Linux: make shutdown not executable for safety

Completely another aproach how to be warned that you work on productional machine is to mark the terminal. For example the user@machine:~# text could be red at production machines, green at development, etc. Here is nice tutorial how to do this: Color Bash Prompt

The best advice I can give you is don't login as root unless you need root access, and make sure you have a different root/sudo password on each machine.

Making shutdown inaccessible is one option but it's not a good one. Either alias shutdown to shutdown -a and touch /etc/shutdown.allow or chmod a-x /sbin/shutdown

Also, where does it end? Are you going to also disallow halt, reboot and init?

Some points to consider:

1. What were you doing as root on a production system during production time? Configure your systems so you don't have to be root on them for day-to-day work. You should never be root on a production system without a very good reason.
2. Learn the important lesson. When you are root you have to check twice before you press enter. SUDO is no protection if you just write your password to continue, without thinking.

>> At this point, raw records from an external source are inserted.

template <bool DROP, int KT, int OCC>
__global__ __launch_bounds__(256, OCC) void attn_fwd_kernel(const bf16* __restrict__ qkv, bf16* __restrict__ out,
                                                       float* __restrict__ lse2, const uint64_t* __restrict__ MQ,
                                                       int N, int H, float c, float dsc) {
  constexpr int NKT = KT / 16;
  constexpr int NH = KT / 64;
  __shared__ __attribute__((aligned(16))) bf16 sK[2][NH * AT_TILE];
  __shared__ __attribute__((aligned(16))) bf16 sV[2][NH * AT_TILE];
  int bx, bh;
  xcd_grid2(bx, bh);
  const int b = bh / H, h = bh % H;
  const long long ld = 3LL * H * 64;
  const bf16* Qg = qkv + (long long)b * N * ld + h * 64;
  const bf16* Kg = Qg + H * 64;
  const bf16* Vg = Qg + 2 * H * 64;
  const int w = threadIdx.x >> 6, l = threadIdx.x & 63, g = l >> 4, li = l & 15;
  const int q0 = bx * 128 + w * 32;
  const int nkv = N / KT, n64 = N / 64;
  const uint16_t* mq = DROP ? (const uint16_t*)(MQ + (long long)bh * n64 * N) : nullptr;

  bf16x8 qf[2][2];
  uint32_t mw[2][NH], mwn[2][NH];
#pragma unroll
  for (int qt = 0; qt < 2; ++qt) {
    const int row = q0 + qt * 16 + li;
#pragma unroll
    for (int ks = 0; ks < 2; ++ks)
      qf[qt][ks] = row < N ? *(const bf16x8*)(Qg + (long long)row * ld + ks * 32 + 8 * g) : (bf16x8){};
#pragma unroll
    for (int hh = 0; hh < NH; ++hh) {
      mw[qt][hh] = (DROP && row < N) ? mq[((long long)hh * N + row) * 4 + g] : 0u;
      mwn[qt][hh] = 0u;
    }
  }
  float m[2] = {-INFINITY, -INFINITY}, rs[2] = {0.f, 0.f};
  f32x4 o[2][4];
#pragma unroll
  for (int qt = 0; qt < 2; ++qt)
#pragma unroll
    for (int dt = 0; dt < 4; ++dt) o[qt][dt] = (f32x4){0.f, 0.f, 0.f, 0.f};

  bf16x8 rk[NH][2], rv[NH][2];
#pragma unroll
  for (int hh = 0; hh < NH; ++hh) {
    stage_load(Kg, ld, hh * 64, rk[hh]);
    stage_load(Vg, ld, hh * 64, rv[hh]);
  }
#pragma unroll
  for (int hh = 0; hh < NH; ++hh) {
    stage_store(sK[0] + hh * AT_TILE, rk[hh]);
    stage_store(sV[0] + hh * AT_TILE, rv[hh]);
  }
  __syncthreads();
  int cur = 0;
  for (int kv = 0; kv < nkv; ++kv) {
    const bool more = kv + 1 < nkv;
    if (more) {
#pragma unroll
      for (int hh = 0; hh < NH; ++hh) {
        stage_load(Kg, ld, (kv + 1) * KT + hh * 64, rk[hh]);
        stage_load(Vg, ld, (kv + 1) * KT + hh * 64, rv[hh]);
      }
      if (DROP) {
#pragma unroll
        for (int qt = 0; qt < 2; ++qt) {
          const int row = q0 + qt * 16 + li;
#pragma unroll
          for (int hh = 0; hh < NH; ++hh)
            mwn[qt][hh] = row < N ? mq[((long long)((kv + 1) * NH + hh) * N + row) * 4 + g] : 0u;
        }
      }
    }
    const bf16* cK = sK[cur];
    const bf16* cV = sV[cur];
    f32x4 s[NKT][2];
#pragma unroll
    for (int kt = 0; kt < NKT; ++kt)
#pragma unroll
      for (int qt = 0; qt < 2; ++qt) s[kt][qt] = (f32x4){0.f, 0.f, 0.f, 0.f};
    ATT_PRIO_HI();
#pragma unroll
    for (int ks = 0; ks < 2; ++ks) {
#pragma unroll
      for (int kt = 0; kt < NKT; ++kt) {
        const bf16x8 kf = row_frag<AT_LD>(cK, kt * 16, ks);
#pragma unroll
        for (int qt = 0; qt < 2; ++qt) s[kt][qt] = mfma16(kf, qf[qt][ks], s[kt][qt]);
      }
    }
    ATT_PRIO_LO();
    float mx[2];
    bool need = false;
#pragma unroll
    for (int qt = 0; qt < 2; ++qt) {
      float a = fmax_nc(s[0][qt][0], s[0][qt][1]);
#pragma unroll
      for (int kt = 0; kt < NKT; ++kt)
#pragma unroll
        for (int r = (kt == 0 ? 2 : 0); r < 4; ++r) a = fmax_nc(a, s[kt][qt][r]);
      a = quad_max(a);
      mx[qt] = a * c;
      need |= mx[qt] > m[qt] + 8.0f;
    }
    if (__builtin_amdgcn_ballot_w64(need)) {
#pragma unroll
      for (int qt = 0; qt < 2; ++qt) {
        const float mnew = fmaxf(m[qt], mx[qt]);
        const float alpha = exp2_fast(m[qt] - mnew);
        rs[qt] *= alpha;
#pragma unroll
        for (int dt = 0; dt < 4; ++dt) o[qt][dt] *= alpha;
        m[qt] = mnew;
      }
    }
#pragma unroll
    for (int qt = 0; qt < 2; ++qt) {
      const float nm = -m[qt];
      float ps[4] = {0.f, 0.f, 0.f, 0.f};
#pragma unroll
      for (int kt = 0; kt < NKT; ++kt)
#pragma unroll
        for (int r = 0; r < 4; ++r) {
          const float p = exp2_fast(fmaf(s[kt][qt][r], c, nm));
          ps[r] += p;
          s[kt][qt][r] = DROP ? keep_bfe(p, mw[qt][kt >> 2], (kt & 3) * 4 + r) : p;
        }
      rs[qt] += (ps[0] + ps[1]) + (ps[2] + ps[3]);
    }
    ATT_PRIO_HI();
#pragma unroll
    for (int ks = 0; ks < KT / 32; ++ks) {
      bf16x8 pf[2];
#pragma unroll
      for (int qt = 0; qt < 2; ++qt) pf[qt] = pack_pi(s[2 * ks][qt], s[2 * ks + 1][qt]);
#pragma unroll
      for (int dt = 0; dt < 4; ++dt) {
        const bf16x8 vf = tr_frag<AT_LD>(cV, 32 * ks, 32 * ks + 16, dt * 16);
#pragma unroll
        for (int qt = 0; qt < 2; ++qt) o[qt][dt] = mfma16(vf, pf[qt], o[qt][dt]);
      }
    }
    ATT_PRIO_LO();
    if (more) {
#pragma unroll
      for (int hh = 0; hh < NH; ++hh) {
        stage_store(sK[cur ^ 1] + hh * AT_TILE, rk[hh]);
        stage_store(sV[cur ^ 1] + hh * AT_TILE, rv[hh]);
      }
      if (DROP) {
#pragma unroll
        for (int qt = 0; qt < 2; ++qt)
#pragma unroll
          for (int hh = 0; hh < NH; ++hh) mw[qt][hh] = mwn[qt][hh];
      }
    }
    __syncthreads();
    cur ^= 1;
  }
  const long long ldo = (long long)H * 64;
#pragma unroll
  for (int qt = 0; qt < 2; ++qt) {
    float lsum = rs[qt];
    lsum += __shfl_xor(lsum, 16, 64);
    lsum += __shfl_xor(lsum, 32, 64);
    const int q = q0 + qt * 16 + li;
    if (q >= N) continue;
    const float inv = dsc / lsum;
    bf16* orow = out + ((long long)b * N + q) * ldo + h * 64;
#pragma unroll
    for (int dt = 0; dt < 4; ++dt) {
      bf16x4 v = {(bf16)(o[qt][dt][0] * inv), (bf16)(o[qt][dt][1] * inv), (bf16)(o[qt][dt][2] * inv),
                  (bf16)(o[qt][dt][3] * inv)};
      *(bf16x4*)(orow + dt * 16 + 4 * g) = v;
    }
    if (g == 0) lse2[(long long)bh * N + q] = m[qt] + __log2f(lsum);
  }
}

template <bool DROP>
__global__ __launch_bounds__(256, 2) void attn_bwd_dkdv_kernel(const bf16* __restrict__ qkv,
                                                               const bf16* __restrict__ dOs,
                                                               const float* __restrict__ lse2,
                                                               const float* __restrict__ Dvec,
                                                               const uint64_t* __restrict__ MK, bf16* __restrict__ dqkv,
                                                               int N, int H, float scale, float c, float vsc,
                                                               float* __restrict__ cpart) {
  __shared__ __attribute__((aligned(16))) bf16 sQ[2][AT_TILE];
  __shared__ __attribute__((aligned(16))) bf16 sO[2][AT_TILE];
  __shared__ __attribute__((aligned(16))) float sL[2][64];
  __shared__ __attribute__((aligned(16))) float sD[2][64];
  int bx, bh;
  xcd_grid2(bx, bh);
  const int b = bh / H, h = bh % H;
  const long long ld = 3LL * H * 64, ldo = (long long)H * 64;
  const bf16* Qg = qkv + (long long)b * N * ld + h * 64;
  const bf16* Kg = Qg + H * 64;
  const bf16* Vg = Qg + 2 * H * 64;
  const bf16* dOg = dOs + (long long)b * N * ldo + h * 64;
  const float* Lg = lse2 + (long long)bh * N;
  const float* Dg = Dvec + (long long)bh * N;
  const int w = threadIdx.x >> 6, l = threadIdx.x & 63, g = l >> 4, li = l & 15;
  const int k0 = bx * 128 + w * 32;
  const int nq = N / 64;
  const uint16_t* mk = DROP ? (const uint16_t*)(MK + (long long)bh * nq * N) : nullptr;

  bf16x8 kf[2][2], vf[2][2];
  uint32_t mw[2] = {0u, 0u}, mwn[2] = {0u, 0u};
#pragma unroll
  for (int kt = 0; kt < 2; ++kt) {
    const int row = k0 + kt * 16 + li;
    const bool ok = row < N;
#pragma unroll
    for (int ks = 0; ks < 2; ++ks) {
      kf[kt][ks] = ok ? *(const bf16x8*)(Kg + (long long)row * ld + ks * 32 + 8 * g) : (bf16x8){};
      vf[kt][ks] = ok ? *(const bf16x8*)(Vg + (long long)row * ld + ks * 32 + 8 * g) : (bf16x8){};
    }
    if (DROP) mw[kt] = ok ? mk[(long long)row * 4 + g] : 0u;
  }
  f32x4 dv[4][2], dk[4][2];
#pragma unroll
  for (int dt = 0; dt < 4; ++dt)
#pragma unroll
    for (int kt = 0; kt < 2; ++kt) dv[dt][kt] = dk[dt][kt] = (f32x4){0.f, 0.f, 0.f, 0.f};

  bf16x8 rq[2], ro[2];
  stage_load(Qg, ld, 0, rq);
  stage_load(dOg, ldo, 0, ro);
  stage_store(sQ[0], rq);
  stage_store(sO[0], ro);
  if (threadIdx.x < 64) { sL[0][threadIdx.x] = Lg[threadIdx.x]; sD[0][threadIdx.x] = Dg[threadIdx.x]; }
  __syncthreads();
  int cur = 0;
  for (int qi = 0; qi < nq; ++qi) {
    const bool more = qi + 1 < nq;
    float nl = 0.f, nd = 0.f;
    if (more) {
      stage_load(Qg, ld, (qi + 1) * 64, rq);
      stage_load(dOg, ldo, (qi + 1) * 64, ro);
      if (threadIdx.x < 64) { nl = Lg[(qi + 1) * 64 + threadIdx.x]; nd = Dg[(qi + 1) * 64 + threadIdx.x]; }
      if (DROP) {
#pragma unroll
        for (int kt = 0; kt < 2; ++kt) {
          const int row = k0 + kt * 16 + li;
          mwn[kt] = row < N ? mk[((long long)(qi + 1) * N + row) * 4 + g] : 0u;
        }
      }
    }
    f32x4 s[4][2], dp[4][2];
#pragma unroll
    for (int qt = 0; qt < 4; ++qt)
#pragma unroll
      for (int kt = 0; kt < 2; ++kt) s[qt][kt] = dp[qt][kt] = (f32x4){0.f, 0.f, 0.f, 0.f};
#pragma unroll
    for (int ks = 0; ks < 2; ++ks)
#pragma unroll
      for (int qt = 0; qt < 4; ++qt) {
        bf16x8 a = row_frag<AT_LD>(sQ[cur], qt * 16, ks);
        bf16x8 e = row_frag<AT_LD>(sO[cur], qt * 16, ks);
#pragma unroll
        for (int kt = 0; kt < 2; ++kt) {
          s[qt][kt] = mfma16(a, kf[kt][ks], s[qt][kt]);
          dp[qt][kt] = mfma16(e, vf[kt][ks], dp[qt][kt]);
        }
      }
#pragma unroll
    for (int qt = 0; qt < 4; ++qt) {
      const f32x4 Lq = *(const f32x4*)&sL[cur][qt * 16 + 4 * g];
      const f32x4 Dq = *(const f32x4*)&sD[cur][qt * 16 + 4 * g];
#pragma unroll
      for (int r = 0; r < 4; ++r)
#pragma unroll
        for (int kt = 0; kt < 2; ++kt) {
          const float p = exp2_fast(fmaf(s[qt][kt][r], c, -Lq[r]));
          if (DROP) {
            const float pd = keep_bfe(p, mw[kt], qt * 4 + r);
            s[qt][kt][r] = pd;
            dp[qt][kt][r] = fmaf(pd, dp[qt][kt][r], -(p * Dq[r]));
          } else {
            s[qt][kt][r] = p;
            dp[qt][kt][r] = p * (dp[qt][kt][r] - Dq[r]);
          }
        }
    }
#pragma unroll
    for (int ks = 0; ks < 2; ++ks) {
      bf16x8 pb[2], sb[2];
#pragma unroll
      for (int kt = 0; kt < 2; ++kt) {
        pb[kt] = pack_pi(s[2 * ks][kt], s[2 * ks + 1][kt]);
        sb[kt] = pack_pi(dp[2 * ks][kt], dp[2 * ks + 1][kt]);
      }
#pragma unroll
      for (int dt = 0; dt < 4; ++dt) {
        bf16x8 oa = tr_frag<AT_LD>(sO[cur], 32 * ks, 32 * ks + 16, dt * 16);
        bf16x8 qa = tr_frag<AT_LD>(sQ[cur], 32 * ks, 32 * ks + 16, dt * 16);
#pragma unroll
        for (int kt = 0; kt < 2; ++kt) {
          dv[dt][kt] = mfma16(oa, pb[kt], dv[dt][kt]);
          dk[dt][kt] = mfma16(qa, sb[kt], dk[dt][kt]);
        }
      }
    }
    if (more) {
      stage_store(sQ[cur ^ 1], rq);
      stage_store(sO[cur ^ 1], ro);
      if (threadIdx.x < 64) { sL[cur ^ 1][threadIdx.x] = nl; sD[cur ^ 1][threadIdx.x] = nd; }
      if (DROP) { mw[0] = mwn[0]; mw[1] = mwn[1]; }
    }
    lds_barrier();
    cur ^= 1;
  }
  if (cpart) {
    float* red = (float*)&sQ[0][0];
#pragma unroll
    for (int dt = 0; dt < 4; ++dt)
#pragma unroll
      for (int r = 0; r < 4; ++r) {
        float sk = 0.f, sv = 0.f;
#pragma unroll
        for (int kt = 0; kt < 2; ++kt) {
          const bool ok = k0 + kt * 16 + li < N;
          sk += ok ? (float)(bf16)(dk[dt][kt][r] * scale) : 0.f;
          sv += ok ? (float)(bf16)(dv[dt][kt][r] * vsc) : 0.f;
        }
        sk = row16_sum(sk);
        sv = row16_sum(sv);
        if (li == 0) {
          red[w * 128 + dt * 16 + 4 * g + r] = sk;
          red[w * 128 + 64 + dt * 16 + 4 * g + r] = sv;
        }
      }
    __syncthreads();
    if (threadIdx.x < 128) {
      const int t = threadIdx.x;
      const float v = (red[t] + red[128 + t]) + (red[256 + t] + red[384 + t]);
      const long long rowp = (long long)b * gridDim.x + bx;
      cpart[rowp * (3LL * H * 64) + (t < 64 ? H * 64 : 2 * H * 64) + h * 64 + (t & 63)] = v;
    }
  }
#pragma unroll
  for (int kt = 0; kt < 2; ++kt) {
    const int key = k0 + kt * 16 + li;
    if (key >= N) continue;
    bf16* krow = dqkv + ((long long)b * N + key) * ld + H * 64 + h * 64;
    bf16* vrow = krow + H * 64;
#pragma unroll
    for (int dt = 0; dt < 4; ++dt) {
      bf16x4 a = {(bf16)(dk[dt][kt][0] * scale), (bf16)(dk[dt][kt][1] * scale), (bf16)(dk[dt][kt][2] * scale),
                  (bf16)(dk[dt][kt][3] * scale)};
      bf16x4 e = {(bf16)(dv[dt][kt][0] * vsc), (bf16)(dv[dt][kt][1] * vsc), (bf16)(dv[dt][kt][2] * vsc),
                  (bf16)(dv[dt][kt][3] * vsc)};
      *(bf16x4*)(krow + dt * 16 + 4 * g) = a;
      *(bf16x4*)(vrow + dt * 16 + 4 * g) = e;
    }
  }
}

template <bool DROP>
__global__ __launch_bounds__(256, 2) void attn_bwd_dq_kernel(const bf16* __restrict__ qkv,
                                                             const bf16* __restrict__ dOs,
                                                             const bf16* __restrict__ Os,
                                                             const float* __restrict__ lse2,
                                                             float* __restrict__ Dvec,
                                                             const uint64_t* __restrict__ MQ, bf16* __restrict__ dqkv,
                                                             int N, int H, float scale, float c, float dmul,
                                                             float* __restrict__ cpart) {
  __shared__ __attribute__((aligned(16))) bf16 sK[2][AT_TILE];
  __shared__ __attribute__((aligned(16))) bf16 sV[2][AT_TILE];
  int bx, bh;
  xcd_grid2(bx, bh);
  const int b = bh / H, h = bh % H;
  const long long ld = 3LL * H * 64, ldo = (long long)H * 64;
  const bf16* Qg = qkv + (long long)b * N * ld + h * 64;
  const bf16* Kg = Qg + H * 64;
  const bf16* Vg = Qg + 2 * H * 64;
  const bf16* dOg = dOs + (long long)b * N * ldo + h * 64;
  const bf16* Og = Os + (long long)b * N * ldo + h * 64;
  const int w = threadIdx.x >> 6, l = threadIdx.x & 63, g = l >> 4, li = l & 15;
  const int q0 = bx * 128 + w * 32;
  const int nkv = N / 64;
  const uint16_t* mq = DROP ? (const uint16_t*)(MQ + (long long)bh * nkv * N) : nullptr;

  bf16x8 qf[2][2], of[2][2];
  float L[2], Dq[2];
  uint32_t mw[2] = {0u, 0u}, mwn[2] = {0u, 0u};
#pragma unroll
  for (int qt = 0; qt < 2; ++qt) {
    const int row = q0 + qt * 16 + li;
    const bool ok = row < N;
    float dsum = 0.f;
#pragma unroll
    for (int ks = 0; ks < 2; ++ks) {
      qf[qt][ks] = ok ? *(const bf16x8*)(Qg + (long long)row * ld + ks * 32 + 8 * g) : (bf16x8){};
      of[qt][ks] = ok ? *(const bf16x8*)(dOg + (long long)row * ldo + ks * 32 + 8 * g) : (bf16x8){};
      const bf16x8 ov = ok ? *(const bf16x8*)(Og + (long long)row * ldo + ks * 32 + 8 * g) : (bf16x8){};
#pragma unroll
      for (int j = 0; j < 8; ++j) dsum += (float)ov[j] * (float)of[qt][ks][j];
    }
    dsum += __shfl_xor(dsum, 16, 64);
    dsum += __shfl_xor(dsum, 32, 64);
    Dq[qt] = ok ? dsum * dmul : 0.f;
    if (ok && g == 0) Dvec[(long long)bh * N + row] = Dq[qt];
    L[qt] = ok ? lse2[(long long)bh * N + row] : 0.f;
    if (DROP) mw[qt] = ok ? mq[(long long)row * 4 + g] : 0u;
  }
  f32x4 dq[4][2];
#pragma unroll
  for (int dt = 0; dt < 4; ++dt)
#pragma unroll
    for (int qt = 0; qt < 2; ++qt) dq[dt][qt] = (f32x4){0.f, 0.f, 0.f, 0.f};

  bf16x8 rk[2], rv[2];
  stage_load(Kg, ld, 0, rk);
  stage_load(Vg, ld, 0, rv);
  stage_store(sK[0], rk);
  stage_store(sV[0], rv);
  __syncthreads();
  int cur = 0;
  for (int kv = 0; kv < nkv; ++kv) {
    const bool more = kv + 1 < nkv;
    if (more) {
      stage_load(Kg, ld, (kv + 1) * 64, rk);
      stage_load(Vg, ld, (kv + 1) * 64, rv);
      if (DROP) {
#pragma unroll
        for (int qt = 0; qt < 2; ++qt) {
          const int row = q0 + qt * 16 + li;
          mwn[qt] = row < N ? mq[((long long)(kv + 1) * N + row) * 4 + g] : 0u;
        }
      }
    }
    f32x4 s[4][2], dp[4][2];
#pragma unroll
    for (int kt = 0; kt < 4; ++kt)
#pragma unroll
      for (int qt = 0; qt < 2; ++qt) s[kt][qt] = dp[kt][qt] = (f32x4){0.f, 0.f, 0.f, 0.f};
#pragma unroll
    for (int ks = 0; ks < 2; ++ks)
#pragma unroll
      for (int kt = 0; kt < 4; ++kt) {
        const bf16x8 ka = row_frag<AT_LD>(sK[cur], kt * 16, ks);
        const bf16x8 va = row_frag<AT_LD>(sV[cur], kt * 16, ks);
#pragma unroll
        for (int qt = 0; qt < 2; ++qt) {
          s[kt][qt] = mfma16(ka, qf[qt][ks], s[kt][qt]);
          dp[kt][qt] = mfma16(va, of[qt][ks], dp[kt][qt]);
        }
      }
#pragma unroll
    for (int qt = 0; qt < 2; ++qt)
#pragma unroll
      for (int kt = 0; kt < 4; ++kt)
#pragma unroll
        for (int r = 0; r < 4; ++r) {
          const float p = exp2_fast(fmaf(s[kt][qt][r], c, -L[qt]));
          float dpt = dp[kt][qt][r];
          if (DROP) dpt = keep_bfe(dpt, mw[qt], kt * 4 + r);
          s[kt][qt][r] = p * (dpt - Dq[qt]);
        }
#pragma unroll
    for (int ks = 0; ks < 2; ++ks) {
      bf16x8 sb[2];
#pragma unroll
      for (int qt = 0; qt < 2; ++qt) sb[qt] = pack_pi(s[2 * ks][qt], s[2 * ks + 1][qt]);
#pragma unroll
      for (int dt = 0; dt < 4; ++dt) {
        const bf16x8 ka = tr_frag<AT_LD>(sK[cur], 32 * ks, 32 * ks + 16, dt * 16);
#pragma unroll
        for (int qt = 0; qt < 2; ++qt) dq[dt][qt] = mfma16(ka, sb[qt], dq[dt][qt]);
      }
    }
    if (more) {
      stage_store(sK[cur ^ 1], rk);
      stage_store(sV[cur ^ 1], rv);
      if (DROP) { mw[0] = mwn[0]; mw[1] = mwn[1]; }
    }
    lds_barrier();
    cur ^= 1;
  }
  if (cpart) {
    float* red = (float*)&sK[0][0];
#pragma unroll
    for (int dt = 0; dt < 4; ++dt)
#pragma unroll
      for (int r = 0; r < 4; ++r) {
        float sq = 0.f;
#pragma unroll
        for (int qt = 0; qt < 2; ++qt)
          sq += q0 + qt * 16 + li < N ? (float)(bf16)(dq[dt][qt][r] * scale) : 0.f;
        sq = row16_sum(sq);
        if (li == 0) red[w * 64 + dt * 16 + 4 * g + r] = sq;
      }
    __syncthreads();
    if (threadIdx.x < 64) {
      const int t = threadIdx.x;
      const float v = (red[t] + red[64 + t]) + (red[128 + t] + red[192 + t]);
      const long long rowp = (long long)b * gridDim.x + bx;
      cpart[rowp * (3LL * H * 64) + h * 64 + t] = v;
    }
  }
#pragma unroll
  for (int qt = 0; qt < 2; ++qt) {
    const int q = q0 + qt * 16 + li;
    if (q >= N) continue;
    bf16* qrow = dqkv + ((long long)b * N + q) * ld + h * 64;
#pragma unroll
    for (int dt = 0; dt < 4; ++dt) {
      bf16x4 a = {(bf16)(dq[dt][qt][0] * scale), (bf16)(dq[dt][qt][1] * scale), (bf16)(dq[dt][qt][2] * scale),
                  (bf16)(dq[dt][qt][3] * scale)};
      *(bf16x4*)(qrow + dt * 16 + 4 * g) = a;
    }
  }
}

Prompt colouring, as mentioned by mkudlacek is a very useful tool to help ensure you are not on the wrong system.
3. Don't mess with the builtin tools. It is likely to break updates and will drive new hires insane. If you want to change something use your own alias file.

I don't think messing with the permissions on shutdown are the way to handle the situation. Basically you just learned a lesson. Chin up.

I've done the same kinds of things -- getting long chains of ssh sessions, then messing with the routes on one of the machines I was ssh'd through, cutting myself off. I've botched a rsync request, leading to a systematic destruction of a system on the other side of the world. I've run rm -rf / path on a production server. (That time I got to learn how the restores worked.)

So, much older and hopefully a little bit wiser, I now have strict rules I impose on myself.

• All root prompts end with a #, no matter what other information is in them.
• Any time I am at a # prompt, I literally sit on my hands before pressing the enter key.
• If there's any doubt about what I'm about to do or where I really am or how I got there, I cancel out of it and rebuild it again from a known start condition.
• When I make a mistake (and I still make them, although they are getting both less frequent and more obscure as time goes on), immediately figure out what I've done, who I've impacted, and go confess my sins to them. Then drop everything else and undo the damange as quickly and as best you can.

The nature of my job requires me to spend a lot of time at a lot of varied root prompts, but thanks to my errors in the past I maintain a far better situational awareness than I did when I started.

If you're using Ubuntu then try Molly-guard. As discussed in this similar question.

Depends, really. You could try just wrapping the command but it means that if you do updates or upgrades that affect that executable, you might forget about it and have it screw up an update. Playing with system shutdown commands can be a PITA, especially if you have new hires or a replacement that ends up not knowing you were playing with system binaries.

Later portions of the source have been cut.